1.7 Chapter outlines
Chapter One defines riddling and how it happens in Busoga. It also explains the social-historical
context of Busoga, as well as the practical and scholarly texts and contexts of the case study. It
delineates the problem as being the misunderstanding of riddle and its performance hence the
mismatch between the riddles in actual performance and the research reports. It then states the
objectives as the examining of riddle performance structure, analysis of the interplay between
context, audience and event; and analysis of the riddling patterns and meaning-making processes.
Chapter Two foregrounds the purpose of the study with a literature review that isolates the
problem and endeavours to locate the research in existing scholarship. It focuses on the premise
that riddles are embedded and embodied performances in the everyday social discourse.
Although some scholars have called riddle forms insignificant, the study emphasises their
prominence in Lusoga language and culture as qualitative and intellectual features of
communication.
Chapter Three analyses the concept of riddle context and audience with particular reference to
NSS riddling event. This discussion posits that riddles are performed in context by audiences
who author the texts. It is also argued that change in context signifies a change in the riddle and
an entire performance emerges as new.
44
Chapter Four analyses the seven moves of the popular riddle act in Lusoga explaining how these
moves are realised in typical performances. It refers to NSS riddling event held on 21 August
2009 at Mpolyabigere Community Library Nsinze as main case study.
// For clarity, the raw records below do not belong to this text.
template <int NB, int MB, int MODE>
struct ConvEpilogue {
  static constexpr int BASE = MODE & 3;
  static constexpr bool RES = (MODE & MODE_RES) != 0;
  static_assert(!RES || BASE == MODE_BIAS_RELU || BASE == MODE_MASKBITS, "skip operand: bias + ReLU or bitmask dgrad");
  static constexpr bool BF8 = BASE == MODE_MASKBITS && !RES;
  static constexpr int RG = !(RES && MB >= 6) ? 1 : (18 / NB < 1 ? 1 : (18 / NB > MB ? MB : 18 / NB));
  int ooff[MB];
  int pix[MB];
  f32x4 bb[NB];
  bf16x4 mk[NB][MB];
  uint32_t mw[MB];
  int mslot, mwords;

  __device__ __forceinline__ void load(const ConvFwdArgs& a, int mrow, int nbase, int wn = 0) {
    const int SS = a.S * a.S;
    mslot = blockIdx.y * 8 + wn * 4 + ((threadIdx.x & 63) >> 4);
    mwords = gridDim.y * 8;
#pragma unroll
    for (int j = 0; j < MB; ++j) {
      int m = mrow + j * 16;
      m = m < a.M ? m : a.M - 1;
      const int b = fdiv(m, a.divSS);
      const int rem = m - b * SS;
      const int ii = fdiv(rem, a.divS);
      const int jj = rem - ii * a.S;
      pix[j] = (b * a.HPo + ii + a.Po) * a.HPo + jj + a.Po;
      ooff[j] = pix[j] * a.Cout + nbase;
    }
    if constexpr (BASE == MODE_BIAS_RELU) {
#pragma unroll
      for (int i = 0; i < NB; ++i) bb[i] = *(const f32x4*)(a.bias + nbase + i * 16);
    } else if constexpr (BASE == MODE_MASK) {
#pragma unroll
      for (int j = 0; j < MB; ++j)
#pragma unroll
        for (int i = 0; i < NB; ++i) mk[i][j] = *(const bf16x4*)(a.mask + ooff[j] + i * 16);
    } else if constexpr (BASE == MODE_MASKBITS) {
#pragma unroll
      for (int j = 0; j < MB; ++j) mw[j] = a.mbits_in[(size_t)pix[j] * mwords + mslot];
    }
  }

  __device__ __forceinline__ void store(const ConvFwdArgs& a, const f32x4 (&acc)[NB][MB], int mrow) const {
    float gmax = 0.f;
    const float gsc = (BF8 && a.y_bf8) ? *a.bf8_scale : 0.f;
    bf16x4 rs[RG][RES ? NB : 1];
#pragma unroll
    for (int j = 0; j < MB; ++j) {
      if constexpr (RES) {
        if (j % RG == 0) {
#pragma unroll
          for (int jg = 0; jg < RG; ++jg)
#pragma unroll
            for (int i = 0; i < NB; ++i)
              if (j + jg < MB) rs[jg][i] = *(const bf16x4*)(a.res + ooff[j + jg < MB ? j + jg : j] + i * 16);
        }
      }
      if (mrow + j * 16 >= a.M) continue;
      uint32_t bits = 0u;
#pragma unroll
      for (int i = 0; i < NB; ++i) {
        f32x4 v = acc[i][j];
        if constexpr (RES) {
#pragma unroll
          for (int r = 0; r < 4; ++r)
            v[r] = (BASE == MODE_BIAS_RELU ? v[r] + bb[i][r] : v[r]) + (float)rs[j % RG][i][r];
        }
        if constexpr (BASE == MODE_BIAS_RELU && RES) {
          v[0] = fmaxf(v[0], 0.f);
          v[1] = fmaxf(v[1], 0.f);
          v[2] = fmaxf(v[2], 0.f);
          v[3] = fmaxf(v[3], 0.f);
        } else if constexpr (BASE == MODE_BIAS_RELU) {
          v[0] = fmaxf(v[0] + bb[i][0], 0.f);
          v[1] = fmaxf(v[1] + bb[i][1], 0.f);
          v[2] = fmaxf(v[2] + bb[i][2], 0.f);
          v[3] = fmaxf(v[3] + bb[i][3], 0.f);
        } else if constexpr (BASE == MODE_MASK) {
          v[0] = (float)mk[i][j][0] > 0.f ? v[0] : 0.f;
          v[1] = (float)mk[i][j][1] > 0.f ? v[1] : 0.f;
          v[2] = (float)mk[i][j][2] > 0.f ? v[2] : 0.f;
          v[3] = (float)mk[i][j][3] > 0.f ? v[3] : 0.f;
        } else if constexpr (BASE == MODE_MASKBITS) {
#pragma unroll
          for (int r = 0; r < 4; ++r) v[r] = ((mw[j] >> (4 * i + r)) & 1u) ? v[r] : 0.f;
        }
        bf16x4 o;
        o[0] = (__bf16)v[0];
        o[1] = (__bf16)v[1];
        o[2] = (__bf16)v[2];
        o[3] = (__bf16)v[3];
        if constexpr (BASE == MODE_BIAS_RELU) {
#pragma unroll
          for (int r = 0; r < 4; ++r) bits |= ((float)o[r] > 0.f ? 1u : 0u) << (4 * i + r);
        }
#ifdef AGK_DEBUG
        const long long yo = (long long)ooff[j] + i * 16;
        if (AGK_DCHECK(yo >= 0 && yo + 4 <= a.y_elems, DBG_FWD_Y)) *(bf16x4*)(a.y + yo) = o;
#else
        *(bf16x4*)(a.y + ooff[j] + i * 16) = o;
#endif
        if constexpr (BF8) {
          if (a.y_bf8) {
            float sv[4];
#pragma unroll
            for (int r = 0; r < 4; ++r) {
              gmax = fmaxf(gmax, fabsf(v[r]));
              sv[r] = fminf(fmaxf(v[r] * gsc, -57344.f), 57344.f);
            }
            int pk = __builtin_amdgcn_cvt_pk_bf8_f32(sv[0], sv[1], 0, false);
            pk = __builtin_amdgcn_cvt_pk_bf8_f32(sv[2], sv[3], pk, true);
            *(int*)(a.y_bf8 + ooff[j] + i * 16) = pk;
          }
        }
      }
      if constexpr (BASE == MODE_BIAS_RELU)
        if (a.mbits_out) a.mbits_out[(size_t)pix[j] * mwords + mslot] = bits;
    }
    if constexpr (BF8) {
      if (a.y_bf8 && a.bf8_amax) {
        gmax = wave_max(gmax);
        if ((threadIdx.x & 63) == 0 && gmax > 0.f) atomicMax(a.bf8_amax + (blockIdx.x & 63), __float_as_uint(gmax));
      }
    }
  }
};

Chapter Five analyses 14 popular riddle performance patterns of in Lusoga with specific
reference to the NSS riddling event. It also demonstrates how the context and audience are
embodied and embedded within the riddle performance event.
Chapter Six is a textual and contextual analysis of NSS riddling event highlighting the main
thematic domains. The analysis is intended to show how the meanings are arrived at and how the
meaning-making processes in the riddle performance acts create holistic events. This is done
with the understanding that riddles are always there and waiting to be performed; and what
matters most is how they are performed and with what effect and by whom.
Chapter Seven presents the main findings that riddling is an important form of social and artistic
expression among the Basoga invigorated by power of observation, appreciative enquiry,
socialisation, and interpersonal communication. The complete form of the riddle act has seven
moves and altogether, fourteen performance patterns and sixteen thematic domains identified. It
therefore concludes that riddles have both qualitative and intellectual features. Further research is
recommended in the area of the dramatic impact of voice, tone and gestures, (wind, motives,
pace, and body), to the riddle text on the page. The study also suggests a follow up research on
developing and using computer software for documenting and analysing performance features.